Sunday, July 30, 2006

Mel Gibson and war

You probably expect me to make snide comments about Mel Gibson's drunk driving episode and the subsequent revelation of his ghastly behavior during the arrest and booking. Truth be told, I did allow myself a few captious snickers while reading the news to my ladyfriend. In the end, though, the whole affair made me sad.

Long time readers know that I do not admire Passion of the Christ. But Mel Gibson has done a lot of good work, and he deserves to be judged for his best efforts, not for one horrible night. John Huston killed a man while driving drunk (the studio hushed up the incident), but that tragedy doesn't make Treasure of the Sierra Madre and The Man Who Would be King any less brilliant.

Gibson's anti-Semitic outburst -- "The Jews are responsible for all the wars in the world" -- was, of course, inane and odious. I agree with Josh Marshall's response: "People do say all sorts of things when they're crazy drunk. But with Gibson, there's a history."

Intriguingly, that offensive remark hints that Mel Gibson does not support either our bloody Iraq misadventure or Israel's vandalism in Lebanon. If that is true, then why did he not voice his opposition before? Instead of this drunken lapse into the lowest sort of anti-Semitic conspiracism, Gibson could have offered rational arguments against the current madness.

Mel Gibson still has the opportunity to make such an argument in a public forum, and he can do so with a force unavailable to any other Hollywood figure. The fundamentalists who blindly support Bush's atrocities will never listen to a Martin Sheen, but they will hear out the man who made Passion of the Christ.

Similarly, Gibson has, in the past, offered hints that he views the Bush family with suspicion. Why not offer more than a hint?
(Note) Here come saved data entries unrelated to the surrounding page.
template <int ZB_ENT_WARPS>
__global__ void __launch_bounds__(ZB_ENT_WARPS * 32)
zb_entropy_decode(const u8* __restrict__ src, const ZbSegment* __restrict__ segs, u32 n_frames,
                  const ZbFramePlace* __restrict__ place, const u64* __restrict__ dst_sizes,
                  ZbBlock* __restrict__ blocks, ZbSeq* __restrict__ seqs, u8* __restrict__ lits,
                  u32* __restrict__ work_counter, ZbDictDev dict, u32* status, u64* __restrict__ out_sizes,
                  u32* __restrict__ ck_expect, u32 take)
{
    ZB_DYN_SMEM(zb_smem);
    u32 const lane = threadIdx.x & 31, warp = threadIdx.x >> 5;
    u32 const pool_bytes = zb_ent_head<ZB_ENT_WARPS>(zb_smem, dict);
    u8* const pool = zb_smem + ZB_ENT_SMEM(ZB_ENT_WARPS) - (ZB_ENT_WARPS - warp) * pool_bytes;
    u8* const ws = pool + lane * ZB_ENT_WS_STRIDE;
    u8* const tabs = pool + 32 * ZB_ENT_WS_STRIDE;
    u32 const TAB_BYTES = pool_bytes - 32 * ZB_ENT_WS_STRIDE;

    for (;;) {
        u32 base = 0;
        if (lane == 0) base = atomicAdd(work_counter, take);
        base = __shfl_sync(0xFFFFFFFFu, base, 0);
        if (base >= n_frames) return;
        u32 const f = base + lane;
        bool done = lane >= take || !(f < n_frames) || status[f] != ZB_OK;

        const u8* s = src; u64 n = 0; ZbHdr h; ZbFramePlace pl; u32 err = ZB_OK;
        u64 cap = 0, out_pos = 0, blk_i = 0, seq_i = 0, lit_i = 0, pos = 0; u32 block_max = 0;
        u32 rep0 = 1, rep1 = 4, rep2 = 8;
        ZbTabSrc dHuf = {ZB_SRC_NONE, 0, nullptr, 0}, dLL = dHuf, dOF = dHuf, dML = dHuf;
        bool fse_valid = false;
        if (!done) {
            s = src + segs[f].offset; n = segs[f].length;
            zb_skip_skippable(s, n);
            zb_parse_header(s, n, h);
            pl = place[f]; cap = pl.dst_cap; blk_i = pl.blk_off; seq_i = pl.seq_off; lit_i = pl.lit_off; pos = h.hdr_size;
            block_max = h.window < ZB_BLOCK_MAX ? (u32)h.window : ZB_BLOCK_MAX;
            if (dict.has_entropy) {
                dHuf.kind = dLL.kind = dOF.kind = dML.kind = ZB_SRC_DICT; fse_valid = true;
                rep0 = dict.rep[0]; rep1 = dict.rep[1]; rep2 = dict.rep[2];
            }
            if (h.dict_id && dict.dict_id && h.dict_id != dict.dict_id) { err = ZB_E_DICT_WRONG; done = true; }
        }
        u64 const hist_extra = dict.content_size;

        long long t_ph = clock64() & ~1ll;
        while (__any_sync(0xFFFFFFFFu, !done)) {
            ZB_EMARK(0);
            ZbBlock B; B.kind = 0; B.regen = 0; B.n_seq = 0; B.n_lit = 0; B.lit_kind = 0; B.lit_byte = 0; B.src_pos = 0; B.seq_pos = seq_i; B.out_pos = out_pos;
            bool comp = false, last = false;
            u32 bsize = 0; const u8* bs = nullptr; const u8* bend = nullptr; const u8* ip = nullptr;
            ZbLitHdr L; L.type = 0; L.regen = 0; L.hdr = 0; L.csize = 0; L.single = 0;
            if (!done) {
                do {
                    if (pos + 3 > n) { err = ZB_E_SRCSIZE_WRONG; break; }
                    u32 const bh = zb_rd24(s + pos); pos += 3;
                    last = bh & 1; u32 const type = (bh >> 1) & 3; bsize = bh >> 3; B.kind = type;
                    if (type == 3) { err = ZB_E_CORRUPTION; break; }
                    if (type == ZB_BLK_RLE) {
                        if (pos + 1 > n) { err = ZB_E_SRCSIZE_WRONG; break; }
                        if (bsize > block_max) { err = ZB_E_CORRUPTION; break; }
                        if (bsize > cap - out_pos) { err = ZB_E_DSTSIZE_TOO_SMALL; break; }
                        B.src_pos = (u64)(s + pos - src); B.regen = bsize; B.lit_byte = s[pos]; pos += 1;
                    } else if (type == ZB_BLK_RAW) {
                        if (pos + bsize > n) { err = ZB_E_SRCSIZE_WRONG; break; }
                        if (bsize > block_max) { err = ZB_E_CORRUPTION; break; }
                        if (bsize > cap - out_pos) { err = ZB_E_DSTSIZE_TOO_SMALL; break; }
                        B.src_pos = (u64)(s + pos - src); B.regen = bsize; pos += bsize;
                    } else {
                        if (pos + bsize > n || bsize > block_max) { err = ZB_E_SRCSIZE_WRONG; break; }
                        bs = s + pos; bend = bs + bsize;
                        err = zb_parse_lit_header(bs, bsize, L);
                        if (err) break;
                        if (L.regen > block_max) { err = ZB_E_CORRUPTION; break; }
                        B.n_lit = L.regen; comp = true;
                    }
                } while (0);
                if (err) { done = true; comp = false; }
            }
            ZB_EMARK(1);
            bool wantH = false; u32 hlog = 0, hns = 0; ZbRank rank; const u8* hp = nullptr; u32 hleft = 0;
            if (comp) {
                do {
                    if (L.type == 0) {
                        if (L.hdr + L.regen > bsize) { err = ZB_E_CORRUPTION; break; }
                        B.lit_kind = ZB_LIT_RAW; B.src_pos = (u64)(bs + L.hdr - src); ip = bs + L.hdr + L.regen;
                    } else if (L.type == 1) {
                        if (L.hdr + 1 > bsize) { err = ZB_E_CORRUPTION; break; }
                        B.lit_kind = ZB_LIT_RLE; B.lit_byte = bs[L.hdr]; ip = bs + L.hdr + 1;
                    } else {
                        if (L.type == 3 && dHuf.kind == ZB_SRC_NONE) { err = ZB_E_DICT_CORRUPTED; break; }
                        if (!L.single && L.regen < 6) { err = ZB_E_LITERALS_HEADER_WRONG; break; }
                        if (L.csize + L.hdr > bsize || L.regen == 0) { err = ZB_E_CORRUPTION; break; }
                        hp = bs + L.hdr; hleft = L.csize;
                        if (L.type == 2) { dHuf.kind = ZB_SRC_NCOUNT; dHuf.p = hp; dHuf.n = hleft; }
                        if (dHuf.kind == ZB_SRC_NCOUNT) {
                            u32 const used = zb_huf_weights(ws, dHuf.p, dHuf.n, hlog, hns, rank, tabs + lane * 80);
                            if (used == 0 || (L.type == 2 && used >= hleft)) { err = ZB_E_CORRUPTION; break; }
                            if (L.type == 2) { hp += used; hleft -= used; dHuf.n = used; }
                            wantH = true;
                        }
                        B.lit_kind = ZB_LIT_SCRATCH; B.src_pos = lit_i; ip = bs + L.hdr + L.csize;
                    }
                } while (0);
                if (err) { done = true; comp = false; wantH = false; }
            }
            if (comp && B.lit_kind == ZB_LIT_SCRATCH && dHuf.kind == ZB_SRC_DICT) {
                if (!zb_huf_block(lits + lit_i, L.regen, hp, hleft, L.single, zb_huf_full(dict.huf, dict.huf_log), ws)) { err = ZB_E_CORRUPTION; done = true; comp = false; }
            }
            ZB_EMARK(2);
            {
                bool pending = wantH;
                u32 hshift = 0, hT = 0, hbase = 0, hbytes = 0;
                if (wantH) zb_huf_shape(hlog, rank, hshift, hT, hbase, hbytes);
                while (__any_sync(0xFFFFFFFFu, pending)) {
                    u32 const need = pending ? hbytes : 0;
                    u32 const incl = zb_warp_incl_scan((need + 15) & ~15u, lane);
                    if (pending && incl <= TAB_BYTES) {
                        u16* cells = (u16*)(tabs + incl - ((need + 15) & ~15u));
                        zb_huf_fill(cells, ws, hlog, hns, rank, hshift, hbase);
                        ZB_EMARK(6);
                        ZbHufTab t; t.cells = cells; t.log = hlog; t.shift = hshift; t.T = hT; t.base = hbase;
                        if (!zb_huf_block(lits + lit_i, L.regen, hp, hleft, L.single, t, ws)) { err = ZB_E_CORRUPTION; done = true; comp = false; }
                        pending = false;
                    }
                    __syncwarp();
                }
            }
            ZB_EMARK(3);
            if (comp && B.lit_kind == ZB_LIT_SCRATCH) lit_i += (L.regen + 15) & ~15u;
            u32 nseq = 0, logLL = 0, logOF = 0, logML = 0, msLL = 0, msOF = 0, msML = 0, needS = 0;
            short* const normLL = (short*)ws; short* const normOF = normLL + 36; short* const normML = normOF + 32;
            if (comp) {
                do {
                    if (ip >= bend) { err = ZB_E_SRCSIZE_WRONG; break; }
                    nseq = *ip++;
                    if (nseq > 0x7F) {
                        if (nseq == 0xFF) { if (ip + 2 > bend) { err = ZB_E_SRCSIZE_WRONG; break; } nseq = zb_rd16(ip) + 0x7F00; ip += 2; }
                        else { if (ip >= bend) { err = ZB_E_SRCSIZE_WRONG; break; } nseq = ((nseq - 0x80) << 8) + *ip++; }
                    }
                    B.n_seq = nseq;
                    if (nseq == 0) { if (ip != bend) err = ZB_E_CORRUPTION; break; }
                    if (ip + 1 > bend) { err = ZB_E_SRCSIZE_WRONG; break; }
                    u32 const modes = *ip++;
                    if (modes & 3) { err = ZB_E_CORRUPTION; break; }
                    u32 nd; int r;
                    r = zb_seq_desc(dLL, modes >> 6, 35, 9, ip, (u32)(bend - ip), fse_valid, normLL, logLL, msLL, nd);
                    if (r < 0) { err = ZB_E_CORRUPTION; break; } ip += r; needS += nd;
                    r = zb_seq_desc(dOF, (modes >> 4) & 3, 31, 8, ip, (u32)(bend - ip), fse_valid, normOF, logOF, msOF, nd);
                    if (r < 0) { err = ZB_E_CORRUPTION; break; } ip += r; needS += nd;
                    r = zb_seq_desc(dML, (modes >> 2) & 3, 52, 9, ip, (u32)(bend - ip), fse_valid, normML, logML, msML, nd);
                    if (r < 0) { err = ZB_E_CORRUPTION; break; } ip += r; needS += nd;
                    fse_valid = true;
                } while (0);
                if (err) { done = true; comp = false; nseq = 0; }
            }
            ZB_EMARK(4);
            u32 lit_used = 0, produced = 0;
            {
                bool pending = comp && nseq > 0;
                while (__any_sync(0xFFFFFFFFu, pending)) {
                    u32 const need = pending ? ZB_ENT_SKEW(needS) : 0;
                    u32 const incl = zb_warp_incl_scan(need, lane);
                    if (pending && incl <= TAB_BYTES) {
                        err = zb_seq_block<false>(zb_smem, tabs + incl - need, ws, dict, dLL, dOF, dML, msLL, msOF, msML, logLL, logOF, logML,
                                                   ip, bend, nseq, seqs + seq_i, L.regen, cap - out_pos, out_pos + hist_extra,
                                                   rep0, rep1, rep2, lit_used, produced, t_ph);
                        if (err) { done = true; comp = false; }
                        pending = false;
                    }
                    __syncwarp();
                }
            }
            ZB_EMARK(5);
            if (!done) {
                if (comp) {
                    seqs[seq_i + nseq] = make_uint4(lit_used, produced, 0, 0);
                    seq_i += nseq + 1;
                    u32 const tail = L.regen - lit_used;
                    if ((u64)produced + tail > cap - out_pos) err = ZB_E_DSTSIZE_TOO_SMALL;
                    B.regen = produced + tail;
                    if (!err && B.regen > block_max) err = ZB_E_CORRUPTION;
                    pos += bsize;
                }
                if (!err) {
                    blocks[blk_i++] = B;
                    out_pos += B.regen;
                    if (last) {
                        if (h.content_size != ZB_CONTENT_UNKNOWN && out_pos != h.content_size) err = ZB_E_CORRUPTION;
                        else if (h.checksum && pos + 4 > n) err = ZB_E_CHECKSUM_WRONG;
                        else {
                            if (h.checksum) ck_expect[f] = zb_rd32(s + pos);
                            if (dst_sizes && out_pos != cap) err = ZB_E_SIZE_MISMATCH;
                        }
                        done = true;
                    }
                }
                if (err) done = true;
            }
        }
        if (lane < take && f < n_frames && status[f] == ZB_OK) {
            if (err) { status[f] = err; out_sizes[f] = err == ZB_E_SIZE_MISMATCH ? out_pos : 0; } else out_sizes[f] = out_pos;
        } else if (lane < take && f < n_frames) out_sizes[f] = 0;
    }
}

I'm not sure how Bush-entranced fundamentalists would respond to an anti-war pronouncement by Mel Gibson. The Protestant leaders who embraced Passion would suddenly be forced to admit the profound theological and cultural differences separating the evangelicals from "breakaway" Catholics such as Gibson and his father, who reject the Vatican II reforms.

A side note: Very few people in the "Passion" audience understood why Gibson included a Last Supper flashback in which Jesus declares that his blood would be shed "for many." Although the details resist easy summary here, I can say that this scene underscores a decades-old controversy over the translation of the Mass into the vernacular -- a controversy which relates, in turn, to a larger debate over the old doctrine of "no salvation outside the Church." The film's many Protestant admirers never realized that Sedevacantism -- the technical term for the doctrine underlying Gibson's traditionalism -- emerged, in large part, as a reaction against the Vatican II reforms which reclassified Protestants as "separated brethren" instead of heretics. (Sedevacantists believe that every Pope since the Second Vatican Council has been false.)

5 comments:

Anonymous said...

I also hope Gibson chooses to share more of his negative feelings about the invasion of Iraq, as he did several months ago when he told a reporter that he couldn't understand what we were still doing over there. He holds a unique place in the American mainstream at the moment. It still boggles my mind that a "Hollywood librul" who actually has a fair amount of credibility with voting Christians could probably get the attention of the commercial media if he felt like asking for air time.

Anonymous said...

Gibson has no constituency. The evangelicals who packed screenings of "The Passion" probably don't even know he made the film.

About from a few liberal journalists (like Frank Rich) who gave "The Passion" far more attention than its sins warranted, Gibson's got as much influence over national politics as Barbra Streisand.

A guy with a famous face is not famous. His face is famous.

Anonymous said...

I hope you guys will all watch the cspan telecast at 2:30pm EST today.
Unless you saw it last night.
Thank you.

Anonymous said...

Mel also made some anti-war remarks at an awards dinner a few years ago. Asked about meeting Maichael Moore at the event, Mel made some comment along the lines of "no one has ever been ablet o explain to me why the hell we went to war", or something like that. Did not getmuch publicity.

Anonymous said...

He just might've of. Remember, The arresting officer left out 4 pages because he "thought it would fuel anti-semitism". Id bet he was explaining his "all Jews start wars" and explaining it to his startled officer.